§ What the task asks:
Report every line of the data where the string "constexpr" appears.

§ Extracted information:
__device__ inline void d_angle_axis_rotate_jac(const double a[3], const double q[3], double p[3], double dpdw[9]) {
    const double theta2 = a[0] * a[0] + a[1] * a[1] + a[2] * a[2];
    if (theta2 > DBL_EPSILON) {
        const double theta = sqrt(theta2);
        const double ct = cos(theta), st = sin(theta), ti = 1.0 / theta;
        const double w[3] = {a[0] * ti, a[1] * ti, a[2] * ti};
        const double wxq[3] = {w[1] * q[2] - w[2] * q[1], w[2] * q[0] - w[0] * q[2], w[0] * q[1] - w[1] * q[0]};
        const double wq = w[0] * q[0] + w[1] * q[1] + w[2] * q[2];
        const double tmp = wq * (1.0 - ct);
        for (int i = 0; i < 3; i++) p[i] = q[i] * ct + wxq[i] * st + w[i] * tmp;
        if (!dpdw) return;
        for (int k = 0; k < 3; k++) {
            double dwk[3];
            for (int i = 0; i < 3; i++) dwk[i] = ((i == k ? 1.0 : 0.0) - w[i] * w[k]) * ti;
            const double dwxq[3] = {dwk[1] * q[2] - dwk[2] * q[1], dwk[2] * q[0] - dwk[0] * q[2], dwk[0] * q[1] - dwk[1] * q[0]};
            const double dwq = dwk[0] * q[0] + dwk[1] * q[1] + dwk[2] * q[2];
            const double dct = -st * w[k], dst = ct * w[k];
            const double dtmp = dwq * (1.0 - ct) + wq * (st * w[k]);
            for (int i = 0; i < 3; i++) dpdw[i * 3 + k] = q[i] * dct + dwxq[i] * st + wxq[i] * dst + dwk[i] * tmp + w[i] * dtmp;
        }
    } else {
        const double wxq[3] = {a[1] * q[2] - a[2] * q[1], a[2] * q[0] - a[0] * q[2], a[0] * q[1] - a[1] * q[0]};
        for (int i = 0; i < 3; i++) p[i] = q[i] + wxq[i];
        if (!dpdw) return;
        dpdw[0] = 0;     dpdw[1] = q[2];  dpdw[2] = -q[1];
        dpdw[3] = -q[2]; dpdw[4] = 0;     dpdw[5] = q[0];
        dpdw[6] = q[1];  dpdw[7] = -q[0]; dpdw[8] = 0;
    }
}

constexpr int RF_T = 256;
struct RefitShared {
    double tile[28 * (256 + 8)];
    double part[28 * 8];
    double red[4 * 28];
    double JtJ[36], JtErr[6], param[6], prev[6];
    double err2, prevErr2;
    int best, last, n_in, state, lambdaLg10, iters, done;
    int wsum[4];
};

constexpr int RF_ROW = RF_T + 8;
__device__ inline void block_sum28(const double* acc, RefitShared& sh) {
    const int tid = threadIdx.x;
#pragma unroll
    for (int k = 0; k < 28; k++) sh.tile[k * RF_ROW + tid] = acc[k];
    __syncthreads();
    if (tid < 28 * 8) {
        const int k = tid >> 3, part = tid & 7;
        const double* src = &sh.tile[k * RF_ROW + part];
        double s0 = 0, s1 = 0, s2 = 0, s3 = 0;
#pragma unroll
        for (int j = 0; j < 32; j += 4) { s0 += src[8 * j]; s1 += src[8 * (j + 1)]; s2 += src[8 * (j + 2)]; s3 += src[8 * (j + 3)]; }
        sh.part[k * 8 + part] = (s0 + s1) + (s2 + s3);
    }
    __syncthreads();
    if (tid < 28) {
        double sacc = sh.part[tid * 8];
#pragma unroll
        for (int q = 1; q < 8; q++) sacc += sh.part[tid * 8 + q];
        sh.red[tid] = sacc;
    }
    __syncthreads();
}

§ Result below:
constexpr int RF_T = 256;
constexpr int RF_ROW = RF_T + 8;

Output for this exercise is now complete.